Die Autoren weisen darauf hin, daß die ersten Türken in Deutschland im Vergleich zu anderen Einwanderergruppen hohe Hoffnungen in das deutsche Schulwesen setzten. Und sich enttäuscht abwendeten: „Der Mißerfolg beziehungsweise die ausbleibende gesellschaftliche Etablierung der eigenen Kinder wird von konservativen Eltern häufig auf den Mangel an Kontrolle, Strenge und Autorität in der Mehrheitsgesellschaft zurückgeführt, wodurch sie sich gezwungen fühlen, durch eine noch stärkere Verfolgung traditioneller Erziehungsziele und -stile entgegenzusteuern.“

Was dabei von außen als Benachteiligung der Individuen gesehen wird – die soziale Abschottung –, wird von innen als Stärkung des Gruppenwesens erlebt. Ein Wesen, welches seinen Mitgliedern spezifische, nicht hinterfragbare Verhaltensweisen oktroyiert. Vermittelt nicht zuletzt durch allgegenwärtige Gewalt, die als solche schon gar nicht mehr auffällt: „Ohrfeige – im Türkischen ‘tokat’ – ist die gängigste Form der Bestrafung“, schreiben die Autoren, „und wird nicht als Gewalt definiert.“

Zusammenfassend heißt es in der Studie: „Es kann also festgehalten werden, daß die Kinder mit einem strengen und weitreichenden Regelwerk aufwachsen, welches autoritär begleitet wird.“ Dabei seien die Eltern auf umfangreiche Kontrolle angewiesen – auch außerhalb der Familie. Dadurch wachse die ethnische „Community“ in bestimmten Bezirken größerer Städte stark zusammen. „Die Werte, die diesen Migranten wichtig sind, können nur gemeinschaftlich eingehalten werden. Diese Gemeinschaft führt dazu, daß in der Nachbarschaft sofort darüber geredet wird, wenn ein muslimisches Mädchen mit einem Jungen gesehen wurde“, schreiben die Autoren. Dadurch werde die Ehre der Familie schnell in Frage gestellt.
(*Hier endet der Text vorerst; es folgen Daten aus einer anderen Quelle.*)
static void run_p1(kq_handle* h, PartPlan* p, const PartCfg& cfg, const uint8_t* ab, uint64_t lead, uint64_t len, EmitRange er, uint64_t* out,
                   uint8_t* out_aux, int aux_fmt, const uint16_t* pinv = nullptr ) {
    const bool plain = cfg.mode == 0 && cfg.filt_lo == 0 && cfg.filt_hi == cfg.map_count;
    const bool owner_plain = cfg.mode == 1 && cfg.map_mask != 0 && cfg.filt_lo == 0 && cfg.filt_hi == cfg.map_count;
    const bool narrow_filt = cfg.mode == 0 && cfg.narrow && !plain && cfg.map_mask != 0 && h->k <= (int)NARROW_MAX_K;
    const bool narrow_win = plain && cfg.narrow && h->k <= (int)NARROW_MAX_K && (cfg.win_lo != 0 || cfg.win_hi != (1u << NARROW_CBITS));
    const int binmode = owner_plain ? 3 : narrow_filt ? 4 : narrow_win ? 6 : !plain ? 0 : cfg.narrow ? 2 : 1;
    auto cached_hist = [&](const kq_handle::HistKey& key, size_t bytes, auto launch) -> kq_handle::HistEntry* {
        for (auto& e : h->hist_cache) if (e.key == key) return &e;
        if (h->hist_cache_bytes + bytes > ((size_t)4 << 30)) return nullptr;
        unsigned long long* buf = nullptr;
        if (hipMalloc((void**)&buf, bytes) != hipSuccess) { (void)hipGetLastError(); return nullptr; }
        launch(buf);
        h->hist_cache.push_back(kq_handle::HistEntry{key, buf, bytes});
        h->hist_cache_bytes += bytes;
        return &h->hist_cache.back();
    };
    bool have_hist = false;
    const size_t row = (size_t)p->g1 * sizeof(unsigned long long), block = row << NARROW_CBITS;
    if (narrow_filt && h->map_passes > 1 && P1_F == 1 && !h->hist_cache_off) {
        const uint32_t n = (uint32_t)h->map_passes, per = cfg.map_count / n, rr = cfg.filt_lo / per;
        if (cfg.filt_lo == rr * per && cfg.filt_hi == (rr + 1) * per) {
            const auto* ent = cached_hist({ab, pinv, lead, len, er.lo, er.hi, p->g1, n, h->k}, n * block, [&](unsigned long long* buf) {
                PartCfg all = cfg;
                all.n_rng = n; all.n_coarse = n << NARROW_CBITS;
                if (h->k == 21) hipLaunchKernelGGL((k_p1_hist<5, 21>), dim3(p->g1), dim3(TILE_THREADS), 0, h->stream, ab, lead, len, h->k, all, er, p->g1, buf, pinv);
                else hipLaunchKernelGGL((k_p1_hist<5, 0>), dim3(p->g1), dim3(TILE_THREADS), 0, h->stream, ab, lead, len, h->k, all, er, p->g1, buf, pinv);
            });
            if (ent) {
                (void)hipMemcpyAsync(p->m1, (const char*)ent->m1_all + rr * block, block, hipMemcpyDeviceToDevice, h->stream);
                have_hist = true;
            }
        }
    }
    if (narrow_win && h->map_passes > 1 && P1_F == 1 && !h->hist_cache_off) {
        const auto* ent = cached_hist({ab, pinv, lead, len, er.lo, er.hi, p->g1, 0xB0C4E7u, h->k}, block, [&](unsigned long long* buf) {
            PartCfg all = cfg;
            all.win_lo = 0; all.win_hi = 1u << NARROW_CBITS;
            if (h->k == 21) hipLaunchKernelGGL((k_p1_hist<2, 21>), dim3(p->g1), dim3(TILE_THREADS), 0, h->stream, ab, lead, len, h->k, all, er, p->g1, buf, pinv);
            else hipLaunchKernelGGL((k_p1_hist<2, 0>), dim3(p->g1), dim3(TILE_THREADS), 0, h->stream, ab, lead, len, h->k, all, er, p->g1, buf, pinv);
        });
        if (ent) {
            (void)hipMemcpyAsync(p->m1, ent->m1_all, block, hipMemcpyDeviceToDevice, h->stream);
            if (cfg.win_lo) (void)hipMemsetAsync(p->m1, 0, (size_t)cfg.win_lo * row, h->stream);
            if (cfg.win_hi < (1u << NARROW_CBITS)) (void)hipMemsetAsync((char*)p->m1 + (size_t)cfg.win_hi * row, 0, (size_t)((1u << NARROW_CBITS) - cfg.win_hi) * row, h->stream);
            have_hist = true;
        }
    }
#define KQ_P1H(B, K) hipLaunchKernelGGL((k_p1_hist<B, K>), dim3(p->g1 * P1_F), dim3(TILE_THREADS), 0, h->stream, ab, lead, len, h->k, cfg, er, p->g1, p->m1, pinv)
    if (have_hist) { }
    else if (binmode == 6) { if (h->k == 21) KQ_P1H(6, 21); else KQ_P1H(6, 0); }
    else if (binmode == 2) { if (h->k == 21) KQ_P1H(2, 21); else KQ_P1H(2, 0); }
    else if (binmode == 1) { if (h->k == 31) KQ_P1H(1, 31); else KQ_P1H(1, 0); }
    else if (binmode == 3) { if (h->k == 21) KQ_P1H(3, 21); else KQ_P1H(3, 0); }
    else if (binmode == 4) { if (h->k == 21) KQ_P1H(4, 21); else KQ_P1H(4, 0); }
    else KQ_P1H(0, 0);
#undef KQ_P1H
    scan_u64(h, p->m1, (uint64_t)cfg.n_coarse * p->g1 * P1_F, p->sums, p->total);
    hipLaunchKernelGGL(k_p1_offsets, dim3((cfg.n_coarse + 256) / 256), dim3(256), 0, h->stream, p->m1, p->total, cfg, p->g1, p->seg_off);
    mark(h, "k_p1_hist+scan");
    const bool small = cfg.n_coarse < 512;
#define KQ_P1S(W, N, B, K) hipLaunchKernelGGL((k_p1_scatter<W, N, B, K>), dim3(p->g1), dim3(TILE_THREADS), 0, h->stream, ab, lead, len, h->k, cfg, er, p->m1, out, out_aux, aux_fmt, pinv)
#define KQ_P1T(B, K) do { if (h->kernel_set & 1) KQ_P1S(FMT_TOP8, 512, B, K); else \
        hipLaunchKernelGGL((k_p1_scatter_s<B, K, 1, true>), dim3(p->g1), dim3(TILE_THREADS), 0, h->stream, ab, lead, len, h->k, cfg, er, p->m1, (uint32_t*)out, out_aux, pinv); } while (0)
    if (cfg.narrow && h->k > PART_MAX_K) { if (plain && h->k == 31) KQ_P1T(2, 31); else if (plain) KQ_P1T(2, 0); else KQ_P1T(0, 0); }
#define KQ_P1N(B, K, T) do { if (h->kernel_set & 1) KQ_P1S(FMT_NARROW, 512, B, K); else \
        hipLaunchKernelGGL((k_p1_scatter_s<B, K, T>), dim3(p->g1), dim3(TILE_THREADS * T), 0, h->stream, ab, lead, len, h->k, cfg, er, p->m1, (uint32_t*)out, out_aux, pinv); } while (0)
    else if (narrow_filt)  { if (h->k == 21) KQ_P1N(4, 21, 1); else KQ_P1N(4, 0, 1); }
    else if (narrow_win)   { if (h->k == 21) KQ_P1N(6, 21, 1); else KQ_P1N(6, 0, 1); }
    else if (cfg.narrow)   { if (plain && h->k == 21) KQ_P1N(2, 21, KQ_P1S_TPR); else if (plain) KQ_P1N(2, 0, KQ_P1S_TPR); else KQ_P1N(0, 0, 1); }
    else if (out_aux && plain && h->k == 31) { if (small) KQ_P1S(FMT_WIDE, 512, 1, 31); else KQ_P1S(FMT_WIDE, NB_MAX, 1, 31); }
    else if (out_aux) { if (small) KQ_P1S(FMT_WIDE, 512, 0, 0); else KQ_P1S(FMT_WIDE, NB_MAX, 0, 0); }
    else if (owner_plain && !out_aux && small) { if (h->k == 21) KQ_P1S(FMT_PACK8, 512, 3, 21); else KQ_P1S(FMT_PACK8, 512, 3, 0); }
    else if (plain)   { if (small) KQ_P1S(FMT_PACK8, 512, 1, 0); else KQ_P1S(FMT_PACK8, NB_MAX, 1, 0); }
    else              { if (small) KQ_P1S(FMT_PACK8, 512, 0, 0); else KQ_P1S(FMT_PACK8, NB_MAX, 0, 0); }
#undef KQ_P1S
#undef KQ_P1N
#undef KQ_P1T
    mark(h, "k_p1_scatter");
}
static void run_level(kq_handle* h, PartPlan* p, const LevelCfg& lv, const uint64_t* in, const uint8_t* in_aux, uint64_t* out, uint8_t* out_aux,
                      unsigned long long* gb = nullptr ,
                      const unsigned long long* seg_hi = nullptr ) {
    if (!gb) gb = p->group_base;
    if (!seg_hi) seg_hi = p->seg_off + 1;
    LevelCfg lvr = lv;
    lvr.rep_shift = 0;
    while (lvr.rep_shift < 6 && (((uint64_t)lv.nb + 1) << (lvr.rep_shift + 1)) <= 512) ++lvr.rep_shift;
    const LevelCfg& lv_ = lvr;
    const int fmt = lv.narrow == 2 ? FMT_TOP8 : lv.narrow ? FMT_NARROW : in_aux != nullptr ? FMT_WIDE : FMT_PACK8;
    const uint64_t groups = (uint64_t)(lv.n_seg / lv.spb) * lv.nb;
    hipLaunchKernelGGL(k_lv_units, dim3(1), dim3(1024), 0, h->stream, p->seg_off, seg_hi, lv_, p->unit_base);
    const unsigned unit_grid = (unsigned)std::min<uint64_t>(p->n_max / P2_UNIT + lv.n_seg + 1, 1u << 30);
    if (fmt == FMT_TOP8) hipLaunchKernelGGL(k_lv_hist<FMT_TOP8>, dim3(unit_grid), dim3(MS_THREADS), 0, h->stream, in, in_aux, lv_, p->seg_off, seg_hi, p->unit_base, p->m2);
    else if (fmt == FMT_NARROW) hipLaunchKernelGGL(k_lv_hist<FMT_NARROW>, dim3(unit_grid), dim3(MS_THREADS), 0, h->stream, in, in_aux, lv_, p->seg_off, seg_hi, p->unit_base, p->m2);
    else if (fmt == FMT_WIDE) hipLaunchKernelGGL(k_lv_hist<FMT_WIDE>, dim3(unit_grid), dim3(MS_THREADS), 0, h->stream, in, in_aux, lv_, p->seg_off, seg_hi, p->unit_base, p->m2);
    else hipLaunchKernelGGL(k_lv_hist<FMT_PACK8>, dim3(unit_grid), dim3(MS_THREADS), 0, h->stream, in, in_aux, lv_, p->seg_off, seg_hi, p->unit_base, p->m2);
    if (p->n_max / P2_UNIT + 1 <= 8 * (uint64_t)(lv.n_seg / lv.spb))
        hipLaunchKernelGGL(k_lv_offsets_thread, dim3((unsigned)((groups + 255) / 256)), dim3(256), 0, h->stream, p->m2, lv_, p->unit_base, gb);
    else
        hipLaunchKernelGGL(k_lv_offsets, dim3((unsigned)((groups * 64 + 255) / 256)), dim3(256), 0, h->stream, p->m2, lv_, p->unit_base, gb);
    (void)hipMemsetAsync(gb + groups, 0, 8, h->stream);
    scan_u64(h, gb, groups + 1, p->sums, p->total + 1);
    mark(h, "k_lv_hist+offsets+scan");
    const bool small = lv.nb < 512;
#define KQ_LVS(W, N) hipLaunchKernelGGL((k_lv_scatter<W, N>), dim3(unit_grid), dim3(LV_THREADS), 0, h->stream, in, in_aux, lv_, \
                                        p->seg_off, seg_hi, p->unit_base, p->m2, gb, out, out_aux)
    if (lv.top8)              { KQ_LVS(FMT_PACK8_TO_NARROW, 512); }
    else if (fmt == FMT_TOP8) { if (small) KQ_LVS(FMT_TOP8, 512); else KQ_LVS(FMT_TOP8, NB_MAX); }
#define KQ_LVN(T) hipLaunchKernelGGL((k_lv_scatter_s<T>), dim3(unit_grid), dim3(LV_THREADS), 0, h->stream, (const uint32_t*)in, in_aux, lv_, \
                                      p->seg_off, seg_hi, p->unit_base, p->m2, gb, (uint32_t*)out, out_aux)
    else if (fmt == FMT_NARROW && small && lv.rstart && !(h->kernel_set & 4)) { KQ_LVN(true); }
    else if (fmt == FMT_NARROW && small && !lv.rstart && (h->kernel_set & 2)) { KQ_LVN(false); }
#undef KQ_LVN
    else if (fmt == FMT_NARROW && lv.rstart) { if (small) KQ_LVS(FMT_NARROW_TO_TIGHT, 512); else KQ_LVS(FMT_NARROW_TO_TIGHT, NB_MAX); }
    else if (fmt == FMT_NARROW) { if (small) KQ_LVS(FMT_NARROW, 512); else KQ_LVS(FMT_NARROW, NB_MAX); }
    else if (fmt == FMT_WIDE) { if (small) KQ_LVS(FMT_WIDE, 512); else KQ_LVS(FMT_WIDE, NB_MAX); }
    else                      { if (small) KQ_LVS(FMT_PACK8, 512); else KQ_LVS(FMT_PACK8, NB_MAX); }
#undef KQ_LVS
    mark(h, "k_lv_scatter");
}
static LevelCfg level_coarse_to_regions(const PartCfg& cfg) {
    LevelCfg lv; lv.n_regions = cfg.n_regions; lv.n_seg = cfg.n_coarse; lv.nb = 1u << cfg.g_shift; lv.seg_shift = cfg.g_shift; lv.out_shift = 0; lv.in_raw = 0; lv.k = 0; lv.narrow = 0; lv.top8 = 0;
    lv.nr_shift = lv.nr_rps = lv.nr_sub = lv.nr_inv = 0; lv.nr_div = 1;
    lv.nr_mid = 0; lv.nr_fshift = 24; lv.nr_fmask = 0xFFFFFFu; lv.nr_f24 = 0;
    lv.spb = 1;
    return lv;
}
static LevelCfg level_narrow(const PartCfg& cfg, uint32_t sub_bits = 0, bool middle = false, bool top8_records = false) {
    LevelCfg lv; lv.n_regions = cfg.n_regions;
// ... 119 lines not shown
        KQ_HOT(FMT_NARROW); } while (0)
    if (fmt == FMT_TIGHT)       { if (h->k == 21) KQ_Q4(21, true); else KQ_Q4(0, true); }
    else if (fmt == FMT_NARROW) { if (h->k == 21) KQ_Q4(21, false); else KQ_Q4(0, false); }
    else if (fmt == FMT_TOP8) KQ_P3(FMT_TOP8);
    else if (fmt == FMT_WIDE) KQ_P3(FMT_WIDE);
    else KQ_P3(FMT_PACK8);
#undef KQ_Q4
#undef KQ_P3
#undef KQ_HOT
    h->n_pend = 0; h->arena_used = 0; h->pend_records = 0;
    ++h->table_passes;
    h->slots_dirty = false;
    h->table_empty = false;
    mark(h, "k_count_regions");
    HIPC(hipGetLastError());
    return KQ_OK;
}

Was eine Lösung des Konflikts betrifft, halten sich die Autoren bedeckt: „In Deutschland haben sich noch keine Strukturen etabliert, die mit Diversität und Ungleichheit erfolgreich umgehen.“ Nur sachte deuten sie die Notwendigkeit an, „daß sich die Kinder mit der deutschen Kultur (…) gut auskennen“ müssen. Ein Kulturrelativismus wird zurückgewiesen: „Dies mit dem Argument kultureller Selbstbestimmung zu negieren, trägt nicht zur Verbesserung der sozialen Lage der Migranten bei.“ Man könnte es auch schärfer formulieren: Der Staat muß seinen Erziehungsauftrag autoritär und nicht hinterfragbar durchsetzen. Kommt er diesem Auftrag nicht nach, wie ihn muslimische Eltern selbst fordern, kann er ihnen nicht ein positives Bild staatsbürgerlicher Tugenden, der Liebe zur Nation, vermitteln, so holen sich die muslimischen Jugendlichen ihre Identität über andere Kanäle.